ALTER TABLE sales SET WITH (REORGANIZE=TRUE);
Changing the distribution policy of a table to DISTRIBUTED REPLICATED or from DISTRIBUTED REPLICATED always redistributes the table data, even when you use REORGANIZE=FALSE.
Altering the Table Storage Model
Table storage, compression, and orientation can be declared only at creation. To change the storage model, you must create a table with the correct storage options, load the original table data into the new table, drop the original table, and rename the new table with the original table's name. You must also re-grant any table permissions. For example:
CREATE TABLE sales2 (LIKE sales) WITH (appendoptimized=true, compresstype=quicklz, compresslevel=1, orientation=column); INSERT INTO sales2 SELECT * FROM sales; DROP TABLE sales; ALTER TABLE sales2 RENAME TO sales; GRANT ALL PRIVILEGES ON sales TO admin; GRANT SELECT ON sales TO guest;
See Splitting a Partition to learn how to change the storage model of a partitioned table.
Adding a Compressed Column to Table
Use ALTER TABLE command to add a compressed column to a table. All of the options and constraints for compressed columns described in Adding Column-level Compression apply to columns added with the ALTER TABLE command.

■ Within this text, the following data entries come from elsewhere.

__device__ __forceinline__ SfiFrame sfi_frame(const SfiParams& S, int f) {
  SfiFrame F;
  if (f < 0) {
    F.sel = S.carrySel; F.angle = S.carryAngle; F.desc = S.carryDesc;
    F.n = S.carryCount ? (int)*S.carryCount : -1;
    if (F.n > S.n0cap) F.n = -1;
  } else {
// ... 224 lines not shown
  }
  __syncthreads();
  int cur = 0, rounds = 0;
  for (;;) {
    const int* M = Mbuf[cur];
    int* Mn = Mbuf[cur ^ 1];
    for (int i = tid; i < n2; i += kSfiThreads) head[i] = -1;
    __syncthreads();
    for (int j = tid; j < n1; j += kSfiThreads) {
      const int m = M[j];
      if (m >= 0) next[j] = atomicExch(&head[m & 0xffff], j);
    }
    __syncthreads();
    int changed = 0;
    for (int i1 = tid; i1 < n1; i1 += kSfiThreads) {
      const int cnt = pcnt[i1];
      int bestDist = 0x7fffffff, bestDist2 = 0x7fffffff, bestIdx2 = -1;
      for (int c = 0; c < cnt; c++) {
        const uint32_t entry = inLds ? lpool[off[i1] + c] : gpool[(long long)i1 * cap + c];
        const int i2 = (int)(entry & 0xffff), dist = (int)(entry >> 16);
        int vmd = 0x7fffffff;
        for (int j = head[i2]; j >= 0; j = next[j])
          if (j < i1) vmd = min(vmd, M[j] >> 16);
        if (vmd <= dist) continue;
        if (dist < bestDist) { bestDist2 = bestDist; bestDist = dist; bestIdx2 = i2; }
        else if (dist < bestDist2) bestDist2 = dist;
      }
      int m = -1;
      if (bestDist <= kSfiThLow && (float)bestDist < (float)bestDist2 * S.nnratio) m = bestIdx2 | (bestDist << 16);
      Mn[i1] = m;
      changed |= m != M[i1];
    }
    const int any = __syncthreads_or(changed);
    cur ^= 1;
    if (!any) break;
    if (++rounds >= maxRounds) {
      dbgSerial = 1;
      int* M2 = Mbuf[cur];
      int* vmd = head;
      for (int i = tid; i < n2; i += kSfiThreads) vmd[i] = 0x7fffffff;
      __syncthreads();
      if (tid < 64) {
        if (inLds) sfi_serial_outcomes(tid, n1, pcnt, [&](int q, int c) { return lpool[off[q] + c]; }, S.nnratio, vmd, M2);
        else sfi_serial_outcomes(tid, n1, pcnt, [&](int q, int c) { return gpool[(long long)q * cap + c]; }, S.nnratio, vmd, M2);
      }
      __syncthreads();
      for (int i = tid; i < n2; i += kSfiThreads) head[i] = -1;
      __syncthreads();
      for (int j = tid; j < n1; j += kSfiThreads) {
        const int m = M2[j];
        if (m >= 0) next[j] = atomicExch(&head[m & 0xffff], j);
      }
      __syncthreads();
      break;
    }
  }
  const int* M = Mbuf[cur];
  int* vn12 = Mbuf[cur ^ 1];
  int* binOf = off;
  __syncthreads();
  for (int j = tid; j < n1; j += kSfiThreads) {
    const int m = M[j];
    int v = -1, bin = -1;
    if (m >= 0) {
      const int i2 = m & 0xffff;
      bool last = true;
      for (int k = head[i2]; k >= 0; k = next[k]) last = last && k <= j;
      if (last) v = i2;
      if (S.checkOri) {
        bin = sfi_rot_bin(F1.angle[j], F2.angle[i2]);
        atomicAdd(&hist[bin], 1);
      }
    }
    vn12[j] = v;
    binOf[j] = bin;
  }
  __syncthreads();
  int ind1 = -1, ind2 = -1, ind3 = -1;
  if (S.checkOri) {
    int max1 = 0, max2 = 0, max3 = 0;
    for (int i = 0; i < kSfiHisto; i++) {
      const int s = hist[i];
      if (s > max1) { max3 = max2; max2 = max1; max1 = s; ind3 = ind2; ind2 = ind1; ind1 = i; }
      else if (s > max2) { max3 = max2; max2 = s; ind3 = ind2; ind2 = i; }
      else if (s > max3) { max3 = s; ind3 = i; }
    }
    if (max2 < 0.1f * (float)max1) { ind2 = -1; ind3 = -1; }
    else if (max3 < 0.1f * (float)max1) { ind3 = -1; }
  }
  int nm = 0;
  for (int i = tid; i < cap; i += kSfiThreads) {
    int v = -1;
    if (i < n1) {
      v = vn12[i];
      const int b = binOf[i];
      if (S.checkOri && b >= 0 && b != ind1 && b != ind2 && b != ind3) v = -1;
    }
    out[i] = v;
    nm += v >= 0;
  }
#pragma unroll
  for (int o = 32; o > 0; o >>= 1) nm += __shfl_xor(nm, o, 64);
  if ((tid & 63) == 0 && nm) atomicAdd(&misc[0], nm);
  __syncthreads();
  if (tid == 0) S.nmatches[f] = misc[0];
  if (g_sfiDbg && tid == 0) {
    const int r = atomicAdd(&g_sfiDbg[0], 1);
    if (r < kSfiDbgRecords) {
      int* rec = g_sfiDbg + 8 + 8 * r;
      rec[0] = f; rec[1] = rounds; rec[2] = total; rec[3] = dbgSerial;
      rec[4] = (int)(__builtin_amdgcn_s_memtime() - tStart); rec[5] = n1; rec[6] = n2; rec[7] = inLds;
    }
  }
}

The following example shows how to add a column with zlib compression to a table, T1.
ALTER TABLE T1 ADD COLUMN c4 int DEFAULT 0 ENCODING (compresstype=zlib);
Inheritance of Compression Settings
A partition added to a table that has subpartitions defined with compression settings inherits the compression settings from the subpartition. The following example shows how to create a table with subpartition encodings, then alter it to add a partition.
CREATE TABLE ccddl (i int, j int, k int, l int) WITH (appendoptimized = TRUE, orientation=COLUMN) PARTITION BY range(j) SUBPARTITION BY list (k) SUBPARTITION template( SUBPARTITION sp1 values(1, 2, 3, 4, 5), COLUMN i ENCODING(compresstype=ZLIB), COLUMN j ENCODING(compresstype=QUICKLZ), COLUMN k ENCODING(compresstype=ZLIB), COLUMN l ENCODING(compresstype=ZLIB)) (PARTITION p1 START(1) END(10), PARTITION p2 START(10) END(20)) ; ALTER TABLE ccddl ADD PARTITION p3 START(20) END(30) ;
Running the ALTER TABLE command creates partitions of table ccddl named ccddl_1_prt_p3 and ccddl_1_prt_p3_2_prt_sp1. Partition ccddl_1_prt_p3 inherits the different compression encodings of subpartition sp1.
Dropping a Table
The DROP TABLE command removes tables from the database. For example:
DROP TABLE mytable;
To empty a table of rows without removing the table definition, use DELETE or TRUNCATE. For example:
DELETE FROM mytable; TRUNCATE mytable;
DROP TABLE always removes any indexes, rules, triggers, and constraints that exist for the target table. Specify CASCADE to drop a table that is referenced by a view. CASCADE removes dependent views.